Recently, I was tasked with writing a build automation system for our test group, and while the build system is pretty robust at this point, I've run into quite a few challenges in getting the most critical part of it to work: The part that runs our build scripts. I thought I'd share some of the tips and tricks I've picked up along the way.

The first thing I had to figure out was how to get each of the processes I needed to run to run in the correct environment.
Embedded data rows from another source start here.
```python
class DwGemm(C.Structure):
    _fields_ = [
        ("a", C.c_void_p), ("b", C.c_void_p), ("c", C.c_void_p), ("bias", C.c_void_p), ("z_out", C.c_void_p),
        ("zgrad_in", C.c_void_p), ("r", C.c_void_p),
        ("lda", C.c_int64), ("ldb", C.c_int64), ("ldc", C.c_int64), ("ldz", C.c_int64), ("ldzg", C.c_int64),
        ("ldr", C.c_int64),
        ("m", C.c_int32), ("n", C.c_int32), ("k", C.c_int32),
        ("trans_a", C.c_int32), ("trans_b", C.c_int32), ("act", C.c_int32), ("c_dtype", C.c_int32),
        ("r_dtype", C.c_int32), ("r_row_mod", C.c_int32), ("round_res", C.c_int32), ("tile", C.c_int32),
        ("split_k", C.c_int32), ("atomic_acc", C.c_int32), ("slice_stride", C.c_int64),
        ("ln_x", C.c_void_p), ("ln_gamma", C.c_void_p), ("ln_beta", C.c_void_p), ("kv_out", C.c_void_p),
# ... 27 lines not shown
                             C.c_float, C.c_void_p], C.c_int),
    "dw_decode_attn_proj_rows": ([C.c_void_p, C.c_int, C.c_int64, C.c_void_p, C.c_void_p, C.c_float, C.c_void_p, C.c_void_p, C.c_void_p,
                                  C.c_void_p, C.c_int64, C.c_int64, C.c_void_p, C.c_void_p, C.c_int64, C.c_int, C.c_int, C.c_float,
                                  C.c_void_p, C.c_int32, C.c_void_p], C.c_int),
    "dw_decode_token_rows": ([C.POINTER(DwDecodeStep), C.c_void_p, C.c_int32, C.c_void_p], C.c_int),
    "dw_cross_kv_quant": ([C.c_void_p, C.c_int64, C.c_void_p, C.c_void_p, C.c_void_p, C.c_int, C.c_int, C.c_int, C.c_int, C.c_void_p],
                          C.c_int),
    "dw_decode_attn_proj_kv8": ([C.c_void_p, C.c_int, C.c_int64, C.c_void_p, C.c_void_p, C.c_float, C.c_void_p, C.c_void_p, C.c_void_p,
                                 C.c_void_p, C.c_void_p, C.c_int64, C.c_void_p, C.c_int64, C.c_int, C.c_int, C.c_int, C.c_float,
                                 C.c_void_p], C.c_int),
    "dw_slot_step": ([C.c_void_p, C.c_int, C.c_int, C.c_int64, C.c_void_p, C.c_void_p] + [C.c_int] * 4 + [C.c_void_p, C.c_int64] +
                     [C.c_void_p] * 7, C.c_int),
    "dw_slot_step_scores": ([C.c_void_p, C.c_int, C.c_int, C.c_int64, C.c_void_p, C.c_void_p] + [C.c_int] * 4 +
                            [C.c_void_p, C.c_int64] + [C.c_void_p] * 9 + [C.c_int, C.c_void_p], C.c_int),
    "dw_logmel": ([C.c_void_p, C.c_int, C.c_int, C.c_void_p, C.c_int, C.c_void_p, C.c_void_p, C.c_void_p, C.c_void_p,
                   C.c_void_p], C.c_int),
    "dw_gemm_bf16": ([C.POINTER(DwGemm), C.c_void_p], C.c_int),
    "dw_layernorm_fwd": ([C.c_void_p, C.c_int, C.c_void_p, C.c_void_p, C.c_void_p, C.c_void_p, C.c_void_p, C.c_int,
                          C.c_int, C.c_float, C.c_void_p], C.c_int),
    "dw_layernorm_bwd": ([C.c_void_p, C.c_void_p, C.c_int, C.c_void_p, C.c_void_p, C.c_void_p, C.c_void_p, C.c_int,
                          C.c_void_p, C.c_void_p, C.c_void_p, C.c_void_p, C.c_int, C.c_int, C.c_void_p, C.c_int64, C.c_void_p], C.c_int),
    "dw_layernorm_bwd_ws_bytes": ([C.c_int, C.c_int], C.c_int),
    "dw_reduce_slices_ld": ([C.c_void_p, C.c_int64, C.c_int64, C.c_int, C.c_void_p, C.c_int64, C.c_int, C.c_int, C.c_int, C.c_void_p], C.c_int),
    "dw_layernorm_fwd_ld": ([C.c_void_p, C.c_int, C.c_void_p, C.c_void_p, C.c_void_p, C.c_void_p, C.c_void_p, C.c_int,
                             C.c_int, C.c_float, C.c_int64, C.c_int64, C.c_void_p], C.c_int),
    "dw_layernorm_bwd_ld": ([C.c_void_p, C.c_void_p, C.c_int, C.c_void_p, C.c_void_p, C.c_void_p, C.c_void_p, C.c_int,
                             C.c_void_p, C.c_void_p, C.c_void_p, C.c_void_p, C.c_int, C.c_int] + [C.c_int64] * 4 + [C.c_void_p, C.c_int64, C.c_void_p], C.c_int),
    "dw_attn_fwd": ([C.c_void_p] * 5 + [C.c_int] * 4 + [C.c_int64] * 4 + [C.c_int, C.c_float, C.c_void_p], C.c_int),
    "dw_attn_fwd_ex": ([C.c_void_p] * 5 + [C.c_int] * 4 + [C.c_int64] * 6 + [C.c_int, C.c_float, C.c_void_p], C.c_int),
    "dw_attn_fwd_varlen": ([C.c_void_p] * 4 + [C.c_int] * 4 + [C.c_int64] * 4 + [C.c_void_p] * 4 + [C.c_int, C.c_int64, C.c_int, C.c_float,
                                                                                                           C.c_void_p], C.c_int),
    "dw_attn_bwd": ([C.c_void_p] * 10 + [C.c_int] * 4 + [C.c_int64] * 8 + [C.c_int, C.c_float, C.c_void_p], C.c_int),
    "dw_attn_bwd_ex": ([C.c_void_p] * 10 + [C.c_int] * 4 + [C.c_int64] * 8 + [C.c_int, C.c_float] + [C.c_void_p] * 3, C.c_int),
    "dw_distill_loss": ([C.c_void_p, C.c_void_p, C.c_void_p, C.c_int, C.c_int, C.c_int64, C.c_float, C.c_float,
                         C.c_float, C.c_float, C.c_void_p, C.c_void_p, C.c_void_p, C.c_void_p, C.c_void_p,
                         C.c_void_p], C.c_int),
    "dw_distill_loss_w": ([C.c_void_p, C.c_void_p, C.c_void_p, C.c_int, C.c_int, C.c_int64, C.c_float, C.c_void_p,
                           C.c_float, C.c_void_p, C.c_void_p, C.c_void_p, C.c_void_p, C.c_void_p, C.c_void_p], C.c_int),
    "dw_embed_fwd": ([C.c_void_p, C.c_void_p, C.c_void_p, C.c_int, C.c_void_p, C.c_int, C.c_int, C.c_int, C.c_int,
                      C.c_void_p], C.c_int),
    "dw_embed_bwd": ([C.c_void_p, C.c_void_p, C.c_void_p, C.c_void_p, C.c_int, C.c_int, C.c_int, C.c_void_p], C.c_int),
    "dw_im2col_mel": ([C.c_void_p, C.c_void_p, C.c_int, C.c_int, C.c_int, C.c_int, C.c_void_p], C.c_int),
    "dw_im2col_s2": ([C.c_void_p, C.c_void_p, C.c_int, C.c_int, C.c_int, C.c_void_p], C.c_int),
    "dw_col2im_s2_gelu_bwd": ([C.c_void_p, C.c_void_p, C.c_void_p, C.c_int, C.c_int, C.c_int, C.c_void_p], C.c_int),
    "dw_gelu_bwd": ([C.c_void_p, C.c_int, C.c_void_p, C.c_void_p, C.c_int64, C.c_void_p], C.c_int),
    "dw_pack_conv_weight": ([C.c_void_p, C.c_void_p, C.c_int, C.c_int, C.c_int, C.c_void_p], C.c_int),
    "dw_unpack_conv_grad": ([C.c_void_p, C.c_void_p, C.c_int, C.c_int, C.c_int, C.c_int, C.c_void_p], C.c_int),
    "dw_cast_f32_bf16": ([C.c_void_p, C.c_void_p, C.c_int64, C.c_void_p], C.c_int),
    "dw_cast_bf16_f32": ([C.c_void_p, C.c_void_p, C.c_int64, C.c_void_p], C.c_int),
    "dw_colsum_bf16": ([C.c_void_p, C.c_int64, C.c_int, C.c_int, C.c_void_p, C.c_int, C.c_void_p], C.c_int),
    "dw_add": ([C.c_void_p, C.c_int, C.c_void_p, C.c_int, C.c_void_p, C.c_int, C.c_int64, C.c_void_p], C.c_int),
    "dw_move_rows": ([C.c_void_p, C.c_int64, C.c_void_p, C.c_int64, C.c_void_p, C.c_int, C.c_int, C.c_int, C.c_void_p], C.c_int),
    "dw_sumsq_f32": ([C.c_void_p, C.c_int64, C.c_void_p, C.c_void_p, C.c_void_p], C.c_int),
    "dw_adamw": ([C.c_void_p] * 5 + [C.c_int64, C.c_void_p] + [C.c_float] * 2 + [C.c_double] * 5 + [C.c_int, C.c_void_p], C.c_int),
    "dw_adam_tick": ([C.c_void_p, C.c_void_p, C.c_void_p], C.c_int),
    "dw_adamw_dev": ([C.c_void_p] * 5 + [C.c_int64, C.c_void_p] + [C.c_float] * 2 + [C.c_void_p] + [C.c_double] * 2 +
                     [C.c_void_p], C.c_int),
    "dw_selftest_tr16": ([C.c_void_p, C.c_void_p], C.c_int),
    "dw_debug_set": ([C.c_int, C.c_int], C.c_int),
    "dw_reduce_slices": ([C.c_void_p, C.c_int64, C.c_int, C.c_void_p, C.c_int64, C.c_int, C.c_void_p], C.c_int),
    "dw_greedy_select": ([C.c_void_p, C.c_int, C.c_int, C.c_int64, C.c_void_p, C.c_void_p] + [C.c_int] * 5 +
                         [C.c_void_p, C.c_int64, C.c_int, C.c_int, C.c_int, C.c_int, C.c_void_p, C.c_void_p,
                          C.c_void_p], C.c_int),
    "dw_greedy_select_history": ([C.c_void_p, C.c_int, C.c_int, C.c_int64, C.c_void_p, C.c_void_p] + [C.c_int] * 5 +
                                 [C.c_void_p, C.c_int64, C.c_int, C.c_int, C.c_int, C.c_int, C.c_void_p, C.c_void_p,
                                  C.c_float, C.c_int, C.c_void_p], C.c_int),
# ... 375 lines not shown
                                              v.stride(0), out.stride(0), _p(q_start), _p(q_len),
                                              _p(q_start) if self_attention else None, _p(q_len) if self_attention else None,
                                              int(kv_batches), int(Lk), int(causal), float(scale), self._stream()), "attn_fwd_varlen")
        self._t1(e0, "attn_fwd", flops)
        return out

    def attn_fwd(self, q, k, v, B, H, Lq, Lk, causal, scale, out=None, kv_batch_rows=None):
        for t in (q, k, v):
            assert t.dtype == torch.bfloat16 and t.stride(1) == 1
        o = self.empty((B * Lq, H * 64), torch.bfloat16) if out is None else out
        assert o.dtype == torch.bfloat16 and o.stride(1) == 1 and o.shape == (B * Lq, H * 64)
        lse = self.empty((B, H, Lq), torch.float32)
        e0 = self._t0()
        self._chk(self.lib.dw_attn_fwd_ex(_p(q), _p(k), _p(v), _p(o), _p(lse), B, H, Lq, Lk, q.stride(0), k.stride(0),
                                          v.stride(0), o.stride(0), Lq, Lk if kv_batch_rows is None else kv_batch_rows,
                                          int(causal), float(scale), self._stream()), "attn_fwd")
        self._t1(e0, "attn_fwd", 4.0 * B * H * Lq * Lk * 64)
        return o, lse

    def attn_bwd(self, q, k, v, o, do, lse, B, H, Lq, Lk, causal, scale, dq=None, dk=None, dv=None, dq_colsum=None,
                 dv_colsum=None):
        if dq is None:
            dq = self.empty((B * Lq, H * 64), torch.bfloat16)
        if dk is None:
            dk = self.empty((B * Lk, H * 64), torch.bfloat16)
        if dv is None:
            dv = self.empty((B * Lk, H * 64), torch.bfloat16)
        delta = self.empty((2, B, H, Lq), torch.float32)
        for t in (q, k, v, o, do, dq, dk, dv):
            assert t.dtype == torch.bfloat16 and t.stride(1) == 1
        e0 = self._t0()
        for t in (dq_colsum, dv_colsum):
            assert t is None or (t.dtype == torch.float32 and t.numel() == H * 64 and t.is_contiguous())
        part = None
        if dq_colsum is not None or dv_colsum is not None:
            key = (B, H)
            if not hasattr(self, "_attn_cs"):
                self._attn_cs = {}
            if key not in self._attn_cs:
                self._attn_cs[key] = self.zeros((2, B, H * 64), torch.float32)
            part = self._attn_cs[key]
            part.zero_()
        self._chk(self.lib.dw_attn_bwd_ex(_p(q), _p(k), _p(v), _p(o), _p(do), _p(lse), _p(delta), _p(dq), _p(dk), _p(dv),
                                          B, H, Lq, Lk, q.stride(0), k.stride(0), v.stride(0), o.stride(0), do.stride(0),
                                          dq.stride(0), dk.stride(0), dv.stride(0), int(causal), float(scale),
                                          _p(part[0]) if dq_colsum is not None else None,
                                          _p(part[1]) if dv_colsum is not None else None, self._stream()), "attn_bwd")
        for i, dst in enumerate((dq_colsum, dv_colsum)):
            if dst is not None:
                self._chk(self.lib.dw_reduce_slices(_p(part[i]), H * 64, B, _p(dst), H * 64, 1, self._stream()),
                          "reduce_slices")
        self._t1(e0, "attn_bwd", 10.0 * B * H * Lq * Lk * 64)
        return dq, dk, dv

    def distill_loss(self, s_logits, t_logits, labels, V, temperature, ce_weight, kl_weight, grad_scale, want_grad,
                     grad_out=None, weights_dev=None, return_rows=False):
        rows, ld = s_logits.shape
        if grad_out is not None:
            assert want_grad and grad_out.shape == s_logits.shape and grad_out.dtype == torch.bfloat16 and grad_out.is_contiguous()
        assert s_logits.dtype == torch.bfloat16 and t_logits.dtype == torch.bfloat16
        assert s_logits.is_contiguous() and t_logits.is_contiguous() and t_logits.shape == s_logits.shape
        assert labels.dtype == torch.int64 and labels.numel() == rows and labels.is_contiguous()
        losses = self.empty((4,), torch.float32)
        row_ce = self.empty((rows,), torch.float32)
        row_kl = self.empty((rows,), torch.float32)
        counts = self.empty((2,), torch.int32)
        dl = (_p(s_logits) if grad_out is None else _p(grad_out)) if want_grad else None
        if weights_dev is not None:
            assert weights_dev.dtype == torch.float32 and weights_dev.numel() == 2 and weights_dev.is_contiguous()
            self._chk(self.lib.dw_distill_loss_w(_p(s_logits), _p(t_logits), _p(labels), rows, V, ld, float(temperature),
                                                 _p(weights_dev), float(grad_scale), _p(losses), dl, _p(row_ce), _p(row_kl),
                                                 _p(counts), self._stream()), "distill_loss_w")
            return (losses, row_ce, row_kl) if return_rows else losses
        self._chk(self.lib.dw_distill_loss(_p(s_logits), _p(t_logits), _p(labels), rows, V, ld, float(temperature),
                                           float(ce_weight), float(kl_weight), float(grad_scale), _p(losses), dl,
                                           _p(row_ce), _p(row_kl), _p(counts),
                                           self._stream()), "distill_loss")
        return (losses, row_ce, row_kl) if return_rows else losses

    def embed_fwd(self, ids, tok, pos, out_dtype, rows_alloc=0, out=None):
        B, T = ids.shape
        D = tok.shape[1]
        assert ids.dtype == torch.int64 and ids.is_contiguous() and tok.is_contiguous() and pos.is_contiguous()
        assert tok.dtype == pos.dtype
# ... 430 lines not shown
```

include/dwamd.h:

```cpp
#ifndef DWAMD_H
#define DWAMD_H
#include <stdint.h>
#ifdef __cplusplus
extern "C" {
#endif

#define DW_OK 0
#define DW_EINVAL (-1)
#define DW_EUNSUP (-2)

#define DW_F32 0
#define DW_BF16 1

int dw_version(void);

int dw_logmel(const float* audio, int batch, int n_samples, const float* mel_filters, int n_mels,
              const float* twiddle, const float* window, float* out, float* clipmax, void* stream);

typedef struct DwGemm {
    const void* a;
    const void* b;
    void* c;
    const float* bias;
    void* z_out;
// ... 27 lines not shown
int dw_reduce_slices_ld(const float* part, int64_t slice_stride, int64_t ld_part, int slices, float* out, int64_t ld_out,
                        int rows, int cols, int accumulate, void* stream);

int dw_layernorm_fwd(const void* x, int x_dtype, const float* gamma, const float* beta, void* y, float* mean,
                     float* rstd, int rows, int cols, float eps, void* stream);
int dw_layernorm_bwd_ws_bytes(int rows, int cols);
int dw_layernorm_bwd(const void* dy_bf16, const void* x, int x_dtype, const float* mean, const float* rstd,
                     const float* gamma, float* dres, int accumulate, float* dgamma, float* dbeta, void* dres_lowp,
                     float* dres_colsum, int rows, int cols, void* sums, int64_t sums_bytes, void* stream);
int dw_layernorm_fwd_ld(const void* x, int x_dtype, const float* gamma, const float* beta, void* y, float* mean,
                        float* rstd, int rows, int cols, float eps, int64_t ldx, int64_t ldy, void* stream);
int dw_layernorm_bwd_ld(const void* dy_bf16, const void* x, int x_dtype, const float* mean, const float* rstd,
                        const float* gamma, float* dres, int accumulate, float* dgamma, float* dbeta, void* dres_lowp,
                        float* dres_colsum, int rows, int cols, int64_t lddy, int64_t ldx, int64_t lddres,
                        int64_t ldlowp, void* sums, int64_t sums_bytes, void* stream);
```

Like most build environments, ours involves setting a whole bunch of environment variables to direct the scripts to the right places, set the binary output folder, etc. But environments are per-process, and getting a set environment to propagate from one process to another is more difficult than it sounds when you're running those processes from one that is essentially running outside that environment. Child processes always inherit the environment that the parent process is running in.

Unfortunately, the automation system is set up as a Windows service, which necessarily has to run in a default environment. Additionally, the environments change depending on the architecture of the requested build, so starting the service in a specific build environment just won't work.

The solution? Since all information about a build "job" is stored in a central database, I reorganized my code so that the service can launch a process that sets up the proper build environment and then calls a separate program to execute the build scripts for that job. The "job processor", as I call it, reads the database and executes the specified tasks within the build environment, since it's inherited that environment from the process launched by the backend service. And the service waits for that master process to exit before going on to process the next job, so it works well.

Here's a code sample of the backend service launching that master process:

[code]

Process oProc = new Process();

oProc.StartInfo.FileName = "cmd.exe";

oProc.StartInfo.WorkingDirectory = "[buildenvironment_folder]";

oProc.StartInfo.RedirectStandardInput = true;

oProc.StartInfo.UseShellExecute = false;

oProc.Start();

oProc.StandardInput.WriteLine("[setup_buildenvironment.cmd] [params]");

oProc.StandardInput.WriteLine("processjob.exe [jobnum] [params]");

oProc.StandardInput.WriteLine("exit");

oProc.WaitForExit();

oProc.Close();

// Post-job code here.

Basically, this code starts a CMD window and then, just like a regular user, sends the necessary commands to set everything up and run the job processor, then exit once the job processor is finished. The job processor reports back to the backend service by way of the database, by setting flags as appropriate as to whether certain tasks succeeded or failed.

So far, it seems to be a pretty robust solution to a very non-intuitive problem. But the challenges didn't end here - in my next article, I'll describe some of the interesting things I learned while writing the job processor. 

- Matt

Comments

  • Anonymous
    February 01, 2008
    I'm not sure how robust that really is, since the compexity of error detection and reporting isn't really considered.  For example, if the build errors out, there's no real good way to detect that. Wouldn't it be better to directly invoke the build process executable(s), so that you could at a minimum check the process exit code?  Nearly all build tools signal errors in this way. In addition, invoking the executable directly makes it easier to associated standard output and standard error output with each individual executable.  That probably simplifies the process of parsing the tool output, if that is required.